*** Opening of Exercise input ***

template <int NGROUPS, int NP>
__device__ __forceinline__ void wg_produce(const float* __restrict__ src, const long long bstride, const int C, const int c0,
                                           const int H, const int W, const int HW, const int M, const int mbase, const int dy,
                                           const int dx, uint8_t* hi_plane, uint8_t* lo_plane, const int t) {
    constexpr int ITEMS = 64 * NGROUPS * 8 / kTcProducers;
    const int j = t & 7;
#pragma unroll 4
    for (int it = 0; it < ITEMS; ++it) {
        const int idx = it * kTcProducers + t;
        const int rg = idx >> 3;
        const int g = rg % NGROUPS, r = rg / NGROUPS;
        const int m = mbase + r;
        const int c = c0 + g * 64 + j * 8;
        float4 v0 = f4zero(), v1 = f4zero();
        if (m < M && c < C) {
            const int b = m / HW;
            const int pix = m - b * HW;
            const int oy = pix / W;
            const int iy = oy + dy, ix = pix - oy * W + dx;
            if (iy >= 0 && iy < H && ix >= 0 && ix < W) {
                const float* q = src + (long long)b * bstride + ((long long)iy * W + ix) * C + c;
                v0 = ldg4(q);
                if (c + 4 < C) v1 = ldg4(q + 4);
            }
        }
        if constexpr (NP == 3) {
            uint4 hi, lo;
            split8(v0, v1, hi, lo);
            const int off = g * (kTileK * 128) + r * 128 + ((j ^ (r & 7)) << 4);
            *reinterpret_cast<uint4*>(hi_plane + off) = hi;
            *reinterpret_cast<uint4*>(lo_plane + off) = lo;
        } else {
            const int off = g * (kTileK * 128) + r * 128 + ((j ^ (r & 7)) << 4);
            *reinterpret_cast<uint4*>(hi_plane + off) = hi8(v0, v1);
        }
    }
}

template <int NB>
__device__ __forceinline__ void wg_atomic_dw(const float (&d)[NB][32], float* dw, const int n0, const int c0, const int Cout,
                                             const int Cin, const int kk, const int tap) {
    const int w = (threadIdx.x >> 5) & 3, lane = threadIdx.x & 31;
#pragma unroll
    for (int jb = 0; jb < NB; ++jb)
#pragma unroll
        for (int i = 0; i < 32; ++i) {
            const int n = n0 + 16 * w + (lane >> 2) + 8 * ((i >> 1) & 1);
            const int c = c0 + jb * 64 + 8 * (i >> 2) + 2 * (lane & 3) + (i & 1);
            if (n < Cout && c < Cin) atomicAdd(dw + ((long long)n * Cin + c) * kk + tap, d[jb][i]);
        }
}

template <int BC, int STAGES, int NP>
__global__ void __launch_bounds__(kTcProducers, 1)
wgrad_tc_kernel(const __grid_constant__ WgradPrefix pa, const int M, const int HW, const int chunks_per_split, const int ctiles) {
    using S = WgSmem<BC, STAGES>;
    const effdet_wgrad_args& p = pa.get();
    extern __shared__ uint8_t smem_raw[];
    uint8_t* smem = smem_raw + ((1024u - (smem_u32(smem_raw) & 1023u)) & 1023u);

    const int warp = threadIdx.x >> 5;
    const int ct = blockIdx.x % ctiles, nt = blockIdx.x / ctiles;
    const int c0 = ct * BC, n0 = nt * kTileM;
    const int tap = blockIdx.y;
    const int pad = p.ksize / 2;
    const int dy = tap / p.ksize - pad, dx = tap % p.ksize - pad;
    const int nchunks = (M + kTileK - 1) / kTileK;
    const int ch_begin = blockIdx.z * chunks_per_split;
    const int ch_end = min(nchunks, ch_begin + chunks_per_split);
    const int KT = ch_end - ch_begin;
    constexpr int NB = BC / 64;
    constexpr uint32_t GROUP = kTileK * 128;
    const int t = threadIdx.x, g = warp >> 2;
    float d[NB][32];
    for (int kt = 0; kt < KT; ++kt) {
        const int s = kt % STAGES;
        wgmma_wait<STAGES - 1>();
        named_bar_sync(1, kTcProducers);
        uint8_t* a_hi = smem + s * S::kStage;
        uint8_t* b_hi = a_hi + 2 * S::kA;
        const int mbase = (ch_begin + kt) * kTileK;
        wg_produce<kTileM / 64, NP>(p.dy, p.dy_bstride, p.Cout, n0, p.H, p.W, HW, M, mbase, 0, 0, a_hi, a_hi + S::kA, t);
        wg_produce<BC / 64, NP>(p.x, p.x_bstride, p.Cin, c0, p.H, p.W, HW, M, mbase, dy, dx, b_hi, b_hi + S::kB, t);
        fence_proxy_async();
        named_bar_sync(1, kTcProducers);
        const uint32_t sa = smem_u32(a_hi) + g * GROUP, sb = smem_u32(b_hi);
        wg_mma_mn_steps<kTileK / 16, NP>(d, sa, sa + S::kA, sb, sb + S::kB, GROUP, kt != 0);
        wgmma_commit();
    }
    wgmma_wait<0>();
    wg_atomic_dw<NB>(d, p.dw, n0 + 64 * g, c0, p.Cout, p.Cin, p.ksize * p.ksize, tap);
}

struct WgMaps {
    CUtensorMap dy[kWgMaxLevels];
    CUtensorMap x[kWgMaxLevels];
};
struct WgMultiArgs {
    WgGeom g[kWgMaxLevels];
    int chunk_begin[kWgMaxLevels + 1];
    int nlevels;
    float* dw;
    int Cin, Cout, ksize;
};

template <int BC, int STAGES, int NP>
__global__ void __launch_bounds__(kTcThreads, 1)
wgrad_tc2_multi_kernel(const __grid_constant__ WgMaps maps, const __grid_constant__ WgMultiArgs a, const int chunks_per_split,
                       const int ctiles) {
    using S = WgSmem<BC, STAGES>;
    extern __shared__ uint8_t smem_raw[];
    uint8_t* smem = smem_raw + ((1024u - (smem_u32(smem_raw) & 1023u)) & 1023u);
    uint64_t* full_bar = reinterpret_cast<uint64_t*>(smem + STAGES * S::kStage);
    uint64_t* empty_bar = full_bar + STAGES;

    const int warp = threadIdx.x >> 5, lane = threadIdx.x & 31;
    const int ct = blockIdx.x % ctiles, nt = blockIdx.x / ctiles;
    const int c0 = ct * BC, n0 = nt * kTileM;
    const int tap = blockIdx.y;
    const int pad = a.ksize / 2;
    const int dy = tap / a.ksize - pad, dx = tap % a.ksize - pad;
    const int nchunks = a.chunk_begin[a.nlevels];
    const int ch_begin = blockIdx.z * chunks_per_split;
    const int ch_end = min(nchunks, ch_begin + chunks_per_split);
    const int KT = ch_end - ch_begin;

    if (threadIdx.x == 0) {
        for (int s = 0; s < STAGES; ++s) {
            mbar_init(&full_bar[s], 1);
            mbar_init(&empty_bar[s], 8);
        }
        fence_barrier_init();
    }
    __syncthreads();
    constexpr int GROUP = kTileK * 128;

    if (warp == 8) {
        if (lane == 0) {
            int l = 0;
            for (int kt = 0; kt < KT; ++kt) {
                const int s = kt % STAGES;
                const uint32_t ph = (kt / STAGES) & 1;
                const int chg = ch_begin + kt;
                while (l + 1 < a.nlevels && chg >= a.chunk_begin[l + 1]) ++l;
                const WgGeom& g = a.g[l];
                int ch = chg - a.chunk_begin[l];
                const int bx = ch % g.nbx;
                ch /= g.nbx;
                const int by = ch % g.nby;
                const int bb = ch / g.nby;
                const int x0 = bx * g.Wb, y0 = by * g.Hb, b0 = bb * g.Bb;
                const uint32_t bytes = (uint32_t)((NP == 3 ? 2 : 1) * (kTileM / 64 + BC / 64) * g.kstage * 128);
                mbar_wait(&empty_bar[s], ph ^ 1);
                mbar_arrive_expect_tx(&full_bar[s], bytes);
                uint8_t* a_hi = smem + s * S::kStage;
                uint8_t* b_hi = a_hi + 2 * S::kA;
#pragma unroll
                for (int pl = 0; pl < (NP == 3 ? 2 : 1); ++pl) {
#pragma unroll
                    for (int q = 0; q < kTileM / 64; ++q)
                        tma_load_5d(a_hi + pl * S::kA + q * GROUP, &maps.dy[l], &full_bar[s], n0 + q * 64, x0, y0, b0, pl);
#pragma unroll
                    for (int q = 0; q < BC / 64; ++q)
                        tma_load_5d(b_hi + pl * S::kB + q * GROUP, &maps.x[l], &full_bar[s], c0 + q * 64, x0 + dx, y0 + dy, b0, pl);
                }
            }
        }
    } else {
        constexpr int NB = BC / 64;
        const int wg = warp >> 2;
        float d[NB][32];
        for (int kt = 0, l = 0; kt < KT; ++l) {
            const int end = min(KT, a.chunk_begin[l + 1] - ch_begin);
            with_count<1, 2, 3, 4>(a.g[l].kstage / 16, [&](auto ksteps) {
                for (; kt < end; ++kt) {
                    const int s = kt % STAGES;
                    const uint32_t ph = (kt / STAGES) & 1;
                    mbar_wait(&full_bar[s], ph);
                    const uint32_t sa = smem_u32(smem + s * S::kStage) + wg * GROUP;
                    const uint32_t sb = smem_u32(smem + s * S::kStage) + 2 * S::kA;
                    wg_mma_mn_steps<ksteps, NP>(d, sa, sa + S::kA, sb, sb + S::kB, GROUP, kt != 0);
                    wgmma_commit();
                    wgmma_wait<1>();
                    if (kt > 0 && lane == 0) mbar_arrive(&empty_bar[(kt - 1) % STAGES]);
                }
            });
        }
        wgmma_wait<0>();
        wg_atomic_dw<NB>(d, a.dw, n0 + 64 * wg, c0, a.Cout, a.Cin, a.ksize * a.ksize, tap);
    }
}

__global__ void pack_weight_tc_kernel(const float* __restrict__ w, __nv_bfloat16* __restrict__ out, int Cout, int Cin, int taps,
                                      int kpad, int dgrad) {
    const int rows = dgrad ? Cin : Cout;
    const int kdim = dgrad ? Cout : Cin;
    const long long plane = (long long)rows * taps * kpad;
    for (long long i = (long long)blockIdx.x * blockDim.x + threadIdx.x; i < plane; i += (long long)gridDim.x * blockDim.x) {
        const int k = (int)(i % kpad);
        const long long r2 = i / kpad;
        const int tap = (int)(r2 % taps);
        const int row = (int)(r2 / taps);
        float v = 0.f;
        if (k < kdim) {
            const int n = dgrad ? k : row, c = dgrad ? row : k;
            const int st = dgrad ? (taps - 1 - tap) : tap;
            v = __ldg(w + ((long long)n * Cin + c) * taps + st);
        }
        const __nv_bfloat16 h = __float2bfloat16_rn(v);
        out[i] = h;
        out[plane + i] = __float2bfloat16_rn(v - __bfloat162float(h));
    }
}

EncodeTiledFn encode_fn() {
    static EncodeTiledFn fn = nullptr;
    static bool tried = false;
    if (!tried) {
        tried = true;
        void* ptr = nullptr;
        cudaDriverEntryPointQueryResult q;
        if (cudaGetDriverEntryPoint("cuTensorMapEncodeTiled", &ptr, cudaEnableDefault, &q) == cudaSuccess &&
            q == cudaDriverEntryPointSuccess)
            fn = reinterpret_cast<EncodeTiledFn>(ptr);
    }
    return fn;
}

int conv_tc_kpad(int k) { return (k + kTileK - 1) / kTileK * kTileK; }

int kmajor_planes_map(EncodeTiledFn enc, CUtensorMap* map, const void* base, int rows, int k, int box_rows) {
    const cuuint64_t gdim[3] = {(cuuint64_t)k, (cuuint64_t)rows, 2};
    const cuuint64_t gstr[2] = {(cuuint64_t)k * 2, (cuuint64_t)rows * k * 2};
    const cuuint32_t box[3] = {(cuuint32_t)kTileK, (cuuint32_t)box_rows, 1};
    const cuuint32_t estr[3] = {1, 1, 1};
    CUresult r = enc(map, CU_TENSOR_MAP_DATA_TYPE_BFLOAT16, 3, const_cast<void*>(base), gdim, gstr, box, estr,
                     CU_TENSOR_MAP_INTERLEAVE_NONE, CU_TENSOR_MAP_SWIZZLE_128B, CU_TENSOR_MAP_L2_PROMOTION_L2_256B,
                     CU_TENSOR_MAP_FLOAT_OOB_FILL_NONE);
    if (r != CUDA_SUCCESS) return fail(EFFDET_ERR_LAUNCH, "tensor map of bf16 planes [2][%d][%d] failed (%d)", rows, k, (int)r);
    return EFFDET_OK;
}

int conv_tc_launch(const effdet_conv_args* levels, int nlevels, cudaStream_t st) {
    EncodeTiledFn enc = encode_fn();
    if (!enc) return fail(EFFDET_ERR_UNSUPPORTED, "conv2d(tc): cuTensorMapEncodeTiled unavailable");
    const effdet_conv_args* a = &levels[0];
    const int taps = a->ksize * a->ksize;
    const int kpad = conv_tc_kpad(a->Cin);
    const int kblocks = kpad / kTileK;
    const int BN = a->Cout <= 64 ? 64 : 128;
    CUtensorMap map;
    int s = kmajor_planes_map(enc, &map, a->w_tc, a->Cout, taps * kpad, BN);
    if (s) return s;
    ConvMultiArgs ma;
    memset(&ma, 0, sizeof(ma));
    ma.nlevels = nlevels;
    int tiles = 0;
    for (int l = 0; l < nlevels; ++l) {
        ma.lv[l].set(levels[l]);
        ma.tile_begin[l] = tiles;
        tiles += cdiv((long long)levels[l].B * levels[l].H * levels[l].W, kTileM);
    }
    for (int l = nlevels; l <= kMaxLevels; ++l) ma.tile_begin[l] = tiles;
    dim3 grid(tiles, cdiv(a->Cout, BN));
    if (a->tc_single) {
        if (BN == 64)
            return launch_smem("conv_tc_kernel", conv_tc_kernel<64, 4, 1>, grid, kTcThreads, FwdSmem<64, 4>::kBytes, st, map, ma, kblocks);
        return launch_smem("conv_tc_kernel", conv_tc_kernel<128, 3, 1>, grid, kTcThreads, FwdSmem<128, 3>::kBytes, st, map, ma, kblocks);
    }
    if (BN == 64) return launch_smem("conv_tc_kernel", conv_tc_kernel<64, 4, 3>, grid, kTcThreads, FwdSmem<64, 4>::kBytes, st, map, ma, kblocks);
    return launch_smem("conv_tc_kernel", conv_tc_kernel<128, 3, 3>, grid, kTcThreads, FwdSmem<128, 3>::kBytes, st, map, ma, kblocks);
}

bool wg_geometry(int B, int H, int W, WgGeom* g) {
    const int Wb = W <= 64 ? W : 64;
    if (W % Wb) return false;
    int Hb = 1;
    for (int h = 1; h <= H && Wb * h <= 64; ++h)
        if (H % h == 0) Hb = h;
    int Bb = 64 / (Wb * Hb);
    if (Bb < 1) Bb = 1;
    if (Bb > B) Bb = B;
    const int ks = Wb * Hb * Bb;
    if (ks < 16 || ks % 16) return false;
    g->Wb = Wb; g->Hb = Hb; g->Bb = Bb;
    g->nbx = W / Wb; g->nby = H / Hb; g->nbb = (B + Bb - 1) / Bb;
    g->kstage = ks;
    return true;
}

*** Close of Exercise input ***

Give back exactly the lines above starting at the line where "float v = 0.f;" appears and ending at the line where "const cuuint32_t estr[3]" appears, both included, with no other lines.

- _Your response_
        float v = 0.f;
        if (k < kdim) {
            const int n = dgrad ? k : row, c = dgrad ? row : k;
            const int st = dgrad ? (taps - 1 - tap) : tap;
            v = __ldg(w + ((long long)n * Cin + c) * taps + st);
        }
        const __nv_bfloat16 h = __float2bfloat16_rn(v);
        out[i] = h;
        out[plane + i] = __float2bfloat16_rn(v - __bfloat162float(h));
    }
}

EncodeTiledFn encode_fn() {
    static EncodeTiledFn fn = nullptr;
    static bool tried = false;
    if (!tried) {
        tried = true;
        void* ptr = nullptr;
        cudaDriverEntryPointQueryResult q;
        if (cudaGetDriverEntryPoint("cuTensorMapEncodeTiled", &ptr, cudaEnableDefault, &q) == cudaSuccess &&
            q == cudaDriverEntryPointSuccess)
            fn = reinterpret_cast<EncodeTiledFn>(ptr);
    }
    return fn;
}

int conv_tc_kpad(int k) { return (k + kTileK - 1) / kTileK * kTileK; }

int kmajor_planes_map(EncodeTiledFn enc, CUtensorMap* map, const void* base, int rows, int k, int box_rows) {
    const cuuint64_t gdim[3] = {(cuuint64_t)k, (cuuint64_t)rows, 2};
    const cuuint64_t gstr[2] = {(cuuint64_t)k * 2, (cuuint64_t)rows * k * 2};
    const cuuint32_t box[3] = {(cuuint32_t)kTileK, (cuuint32_t)box_rows, 1};
    const cuuint32_t estr[3] = {1, 1, 1};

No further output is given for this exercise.